“Game of Thrones” star Joseph Gatt filed a federal lawsuit against Los Angeles District Attorney George Gascón, along with LA City and County, for $40 Million.
The The 52-year-old actor claims that he was “publicly branded as a serial pedophile,” which ruined his life and career, when he was arrested in April 2022 and charged with having “online sexually explicit communication with a minor across state lines.”
Despite Gatt’s denial at the time, the lawsuit states that Gascon, and co-defendants L.A. County Deputy District Attorney Angela Brunson, LAPD Detective Denos Amarantos, along with the City and County of Los Angeles, caused the “intentional destruction” of his once thriving career based off of “the uncorroborated word of a then-16-year-old, admittedly obsessed fan.”
According to the filing, Gatt “did not know and has never actually met,” the minor only identified as Jane Doe.
Game of Thrones star Joseph Gatt sued elected LA County DA George Gascon & former Deputy DA Angela Brunson for $40M in federal court over false pedophilia charges involving online sex talk with an obsessed underage fan.
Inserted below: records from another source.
namespace ak {
constexpr int kBQ = 128;
constexpr int kQBytes = kBQ * kHD * 2;
constexpr int kThreads = 384;
constexpr int kProducerRegs = 24, kConsumerRegs = 240;
template <int BKV>
struct Layout {
  static constexpr int kKBytes = BKV * kHD * 2;
  static constexpr int kVBytes = BKV * kHD * 2;
  static constexpr int kOffK = kQBytes;
  static constexpr int kOffV = kOffK + 2 * kKBytes;
  static constexpr int kOffBar = kOffV + 2 * kVBytes;
  static constexpr int kSmem = kOffBar + 128;
};
}

template <int BKV, uint32_t EMU_MASK>
__global__ void __launch_bounds__(ak::kThreads, 1)
    attn_kernel(const __grid_constant__ CUtensorMap tmap_q, const __grid_constant__ CUtensorMap tmap_k,
                const __grid_constant__ CUtensorMap tmap_v, const AttnParams p) {
  using namespace ak;
  using L = Layout<BKV>;
  extern __shared__ __align__(1024) uint8_t smem[];
  uint64_t* bars = reinterpret_cast<uint64_t*>(smem + L::kOffBar);
  uint64_t* q_full = bars + 0;
  uint64_t* k_full = bars + 1;
  uint64_t* k_empty = bars + 3;
  uint64_t* v_full = bars + 5;
  uint64_t* v_empty = bars + 7;

  const int warp = threadIdx.x >> 5, lane = threadIdx.x & 31;
  const WorkItem wi = work_item(p);
  const int q0 = wi.q_block * kBQ;
  const int head = wi.head;
  const int total_tiles = (p.Lk + BKV - 1) / BKV;
  const int per_split = (total_tiles + wi.nsplit - 1) / wi.nsplit;
  const int t0 = wi.split * per_split;
  const int n_tiles = min(per_split, total_tiles - t0);
  auto tile_of = [&](int j) {
    int t = p.tile_rot + t0 + j;
    return t >= total_tiles ? t - total_tiles : t;
  };

  if (threadIdx.x == 0) {
    if ((ptx::smem_u32(smem) & 1023u) != 0) {
      MC_DIAG("attn_kernel: dynamic smem base not 1024-aligned\n");
      __trap();
    }
    ptx::prefetch_tmap(&tmap_q);
    ptx::prefetch_tmap(&tmap_k);
    ptx::prefetch_tmap(&tmap_v);
    ptx::mbar_init(q_full, 1);
    for (int s = 0; s < 2; ++s) {
      ptx::mbar_init(&k_full[s], 1);
      ptx::mbar_init(&k_empty[s], 8);
      ptx::mbar_init(&v_full[s], 1);
      ptx::mbar_init(&v_empty[s], 8);
    }
    ptx::fence_mbar_init();
  }
  __syncthreads();

  if (warp < 4) {
    ptx::setmaxnreg_dec<kProducerRegs>();
    if (warp == 0) {
      if (ptx::elect_one()) {
        ptx::mbar_expect_tx(q_full, kQBytes);
        ptx::tma_load_2d(smem, &tmap_q, q_full, head * kHD, q0);
        ptx::tma_load_2d(smem + kQBytes / 2, &tmap_q, q_full, head * kHD + 64, q0);
      }
      __syncwarp();
      for (int j = 0; j < n_tiles; ++j) {
        const int s = j & 1;
        const uint32_t ph = (j >> 1) & 1;
        const int kv0 = tile_of(j) * BKV;
        if (p.seg_flags != nullptr) {
          if (lane == 0) wait_segments(p, kv0, BKV);
          __syncwarp();
        }
        ptx::mbar_wait(&k_empty[s], ph ^ 1);
        if (ptx::elect_one()) {
          ptx::mbar_expect_tx(&k_full[s], L::kKBytes);
          ptx::tma_load_2d(smem + L::kOffK + s * L::kKBytes, &tmap_k, &k_full[s], head * kHD, kv0);
          ptx::tma_load_2d(smem + L::kOffK + s * L::kKBytes + L::kKBytes / 2, &tmap_k, &k_full[s], head * kHD + 64, kv0);
        }
        __syncwarp();
        ptx::mbar_wait(&v_empty[s], ph ^ 1);
        if (ptx::elect_one()) {
          ptx::mbar_expect_tx(&v_full[s], L::kVBytes);
          ptx::tma_load_2d(smem + L::kOffV + s * L::kVBytes, &tmap_v, &v_full[s], head * kHD, kv0);
          ptx::tma_load_2d(smem + L::kOffV + s * L::kVBytes + L::kVBytes / 2, &tmap_v, &v_full[s], head * kHD + 64, kv0);
        }
        __syncwarp();
      }
    }
  } else {
    ptx::setmaxnreg_inc<kConsumerRegs>();
    const int wg = (warp >> 2) - 1;
    const int r = wg * 64 + (warp & 3) * 16 + (lane >> 2);
    const int cq = 2 * (lane & 3);
    const uint32_t q_base = ptx::smem_u32(smem) + wg * (64 * 128);
    const uint32_t k_base = ptx::smem_u32(smem + L::kOffK), v_base = ptx::smem_u32(smem + L::kOffV);
    int j_ragged = -1;
    if (p.Lk % BKV != 0) {
      int jr = total_tiles - 1 - p.tile_rot - t0;
      if (jr < 0) jr += total_tiles;
      if (jr < n_tiles) j_ragged = jr;
    }
    float o[kHD / 2];
#pragma unroll
    for (int i = 0; i < kHD / 2; ++i) o[i] = 0.f;
    float m0 = -INFINITY, m1 = -INFINITY, l0 = 0.f, l1 = 0.f;
    bool timed_out = false;
    ptx::mbar_wait_or_flag(q_full, 0, timed_out);

    constexpr uint32_t kTurnThreads = 256;
    const uint32_t bar_own = 1 + wg, bar_other = 2 - wg;
    auto turn_begin = [&] { ptx::named_bar_sync(bar_own, kTurnThreads); };
    auto turn_end = [&] { ptx::named_bar_arrive(bar_other, kTurnThreads); };
    if (wg == 0) ptx::named_bar_arrive(bar_own, kTurnThreads);

    float sc[BKV / 2];
    uint32_t pa[BKV / 16][4];
    const int valid = p.Lk - (total_tiles - 1) * BKV;
    auto issue_s = [&](int j) {
      const int s = j & 1;
      ptx::wgmma_fence();
#pragma unroll
      for (int kk = 0; kk < kHD / 16; ++kk) {
        const uint64_t da = ptx::gmma_desc_sw128_kmajor(q_base + (kk >> 2) * (kQBytes / 2)) + 2 * (kk & 3);
        const uint64_t db = ptx::gmma_desc_sw128_kmajor(k_base + s * L::kKBytes + (kk >> 2) * (L::kKBytes / 2)) + 2 * (kk & 3);
        if constexpr (BKV == 128) {
          ptx::wgmma_m64n128k16_ss(sc, da, db, kk != 0 ? 1u : 0u);
        } else {
          ptx::wgmma_m64n64k16_ss(sc, da, db, kk != 0 ? 1u : 0u);
        }
      }
      ptx::wgmma_commit();
    };
    auto issue_pv = [&](int j) {
      const int s = j & 1;
      ptx::fence_regs(o);
      ptx::wgmma_fence();
      const uint64_t dv = ptx::gmma_desc_sw128_mnmajor(v_base + s * L::kVBytes, BKV * 128);
#pragma unroll
      for (int kk = 0; kk < BKV / 16; ++kk)
        ptx::wgmma_m64n128k16_rs_tb(o, pa[kk], dv + static_cast<uint64_t>(kk * (2048 / 16)), 1u);
      ptx::wgmma_commit();
    };
    auto softmax = [&](int j, float& f0, float& f1) {
      ptx::fence_regs(sc);
      __syncwarp();
      if (lane == 0) ptx::mbar_arrive(&k_empty[j & 1]);
      if (j == j_ragged) {
#pragma unroll
        for (int i = 0; i < BKV / 8; ++i)
#pragma unroll
          for (int e = 0; e < 4; ++e)
            if (8 * i + cq + (e & 1) >= valid) sc[4 * i + e] = -INFINITY;
      }
      float mx0 = -INFINITY, mx1 = -INFINITY;
#pragma unroll
      for (int i = 0; i < BKV / 8; ++i) {
        mx0 = fmaxf(mx0, fmaxf(sc[4 * i], sc[4 * i + 1]));
        mx1 = fmaxf(mx1, fmaxf(sc[4 * i + 2], sc[4 * i + 3]));
      }
#pragma unroll
      for (int off = 1; off <= 2; off <<= 1) {
        mx0 = fmaxf(mx0, __shfl_xor_sync(0xffffffffu, mx0, off));
        mx1 = fmaxf(mx1, __shfl_xor_sync(0xffffffffu, mx1, off));
      }
      const float mn0 = fmaxf(m0, mx0 * p.scale_log2), mn1 = fmaxf(m1, mx1 * p.scale_log2);
      f0 = ptx::ex2_approx(m0 - mn0), f1 = ptx::ex2_approx(m1 - mn1);
      m0 = mn0, m1 = mn1;
      l0 *= f0, l1 *= f1;
#pragma unroll
      for (int i = 0; i < BKV / 8; ++i) {
        sc[4 * i] = exp2_sel<EMU_MASK>(fmaf(sc[4 * i], p.scale_log2, -m0), i);
        sc[4 * i + 1] = exp2_sel<EMU_MASK>(fmaf(sc[4 * i + 1], p.scale_log2, -m0), i);
        sc[4 * i + 2] = exp2_sel<EMU_MASK>(fmaf(sc[4 * i + 2], p.scale_log2, -m1), i);
        sc[4 * i + 3] = exp2_sel<EMU_MASK>(fmaf(sc[4 * i + 3], p.scale_log2, -m1), i);
        l0 += sc[4 * i] + sc[4 * i + 1];
        l1 += sc[4 * i + 2] + sc[4 * i + 3];
      }
    };
    auto pack_p = [&] {
#pragma unroll
      for (int i = 0; i < BKV / 8; ++i) {
        pa[i >> 1][(i & 1) * 2] = pack_bf16x2(sc[4 * i], sc[4 * i + 1]);
        pa[i >> 1][(i & 1) * 2 + 1] = pack_bf16x2(sc[4 * i + 2], sc[4 * i + 3]);
      }
    };
    auto release_v = [&](int j) {
      ptx::fence_regs(o);
      __syncwarp();
      if (lane == 0) ptx::mbar_arrive(&v_empty[j & 1]);
    };
    auto rescale_o = [&](float f0, float f1) {
#pragma unroll
      for (int i = 0; i < kHD / 8; ++i) {
        o[4 * i] *= f0, o[4 * i + 1] *= f0;
        o[4 * i + 2] *= f1, o[4 * i + 3] *= f1;
      }
    };
    {
      ptx::mbar_wait_or_flag(&k_full[0], 0, timed_out);
      turn_begin();
      issue_s(0);
      turn_end();
      ptx::wgmma_wait<0>();
      float f0, f1;
      softmax(0, f0, f1);
      rescale_o(f0, f1);
      pack_p();
    }
    for (int j = 1; j < n_tiles; ++j) {
      ptx::mbar_wait_or_flag(&k_full[j & 1], (j >> 1) & 1, timed_out);
      ptx::mbar_wait_or_flag(&v_full[(j - 1) & 1], ((j - 1) >> 1) & 1, timed_out);
      turn_begin();
      issue_s(j);
      issue_pv(j - 1);
      turn_end();
      ptx::wgmma_wait<1>();
      float f0, f1;
      softmax(j, f0, f1);
      ptx::wgmma_wait<0>();
      release_v(j - 1);
      rescale_o(f0, f1);
      pack_p();
    }
    {
      const int j = n_tiles - 1;
      ptx::mbar_wait_or_flag(&v_full[j & 1], (j >> 1) & 1, timed_out);
      turn_begin();
      issue_pv(j);
      if (wg == 0) turn_end();
      ptx::wgmma_wait<0>();
      release_v(j);
    }
    if (timed_out) __trap();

Charges were dismissed. Gatt wants his name back & money. pic.twitter.com/5qPjzEmpMB
— Philip Dubé (@PhilipCDube) April 6, 2024
Gatt’s troubles began when he was hired on Cameo, a platform that allows fans to purchase personalized messages from celebrities, by the girl’s friend to wish Jane Doe a happy 16th birthday in 2020.
Afterwards, the teen messaged him regularly on Instagram, and he only responded in “a manner that was wholly appropriate and consistent with typical celebrity-fan exchanges.”
Unfortunately, Gatt didn’t know that the teenager was “admittedly obsessed” with him, which she demonstrated by using software to generate fake social media conversations between them that were “sexual in nature and pure fantasy.”
When Jane Doe’s older sister discovered the messages, she sent them to a police department in Washington, who forwarded the case to Los Angeles, where Gatt resides.
Gatt was arrested in April 2022 and released the same day on $5,000 bond, but he was “immediately cancelled and what had previously been a burgeoning acting career was destroyed.”
He was fired from two movies, recast as the lead in a third film, and was cut out of scenes in two other films that had already been shot. Gatt was also dropped by his agent and PR representatives right away.
“Gatt was arrested and prosecuted based solely on unauthenticated pictures of social media conversations displayed on an unidentified phone screen that, on their face, were highly suspicious and facially untrustworthy,” the court documents state.
To add insult to injury, Gatt’s life was left in limbo, when investigators failed to interview the teenager until nearly a year after he was arrested, in what the filing refers to as a “thoroughly botched criminal investigation.”
When the actor, who has had recent roles in “Black Adam,” “NCIS: New Orleans,” and “Dumbo,” in addition to his stint as Thenn Warg on “Game of Thrones,” was preparing for his day in court, the Los Angeles District Attorney’s office “voluntarily dismissed the criminal complaint.”
Gatt has not worked as an actor since his arrest, and was forced to sell off high-priced assets to pay for his legal defense and a private forensic investigator to help clear his name.
“As a direct result of Defendants’ reckless investigation and malicious prosecution, Gatt has suffered immeasurable mental anguish and emotional distress that made him physically ill, and his reputation has been utterly destroyed,” the lawsuit alleges.
Gascon is currently facing a recall from disgruntled Los Angeles residents who are fed up with the district attorney’s soft on crime policies, which include the elimination of cash bail, sentence enhancements, and an outright refusal to charge repeat teenage offenders as adults.
Under his rule, the Los Angeles County District Attorney’s office no longer prosecutes thirteen criminal offenses which include: Trespassing, criminal threats, resisting arrest, public intoxication, loitering to commit prostitution, and disturbing the peace, amongst others.
In January, a Los Angeles Superior Court judge denied a request to throw out a lawsuit that the Committee to Support the Recall of District Attorney George Gascón filed when their 2022 recall efforts did not make election ballot.
According to the filing, the Los Angeles County Registrar ruled that almost 200,000 of the signatures the collected were invalid, making the recall fall 46,000 signatures short.
Gascon and the county registrar filed a joint motion to dismiss the case, alleging that there is not enough evidence to warrant a lawsuit, but judge overruled and the lawsuit should go to adjudication sometime this year.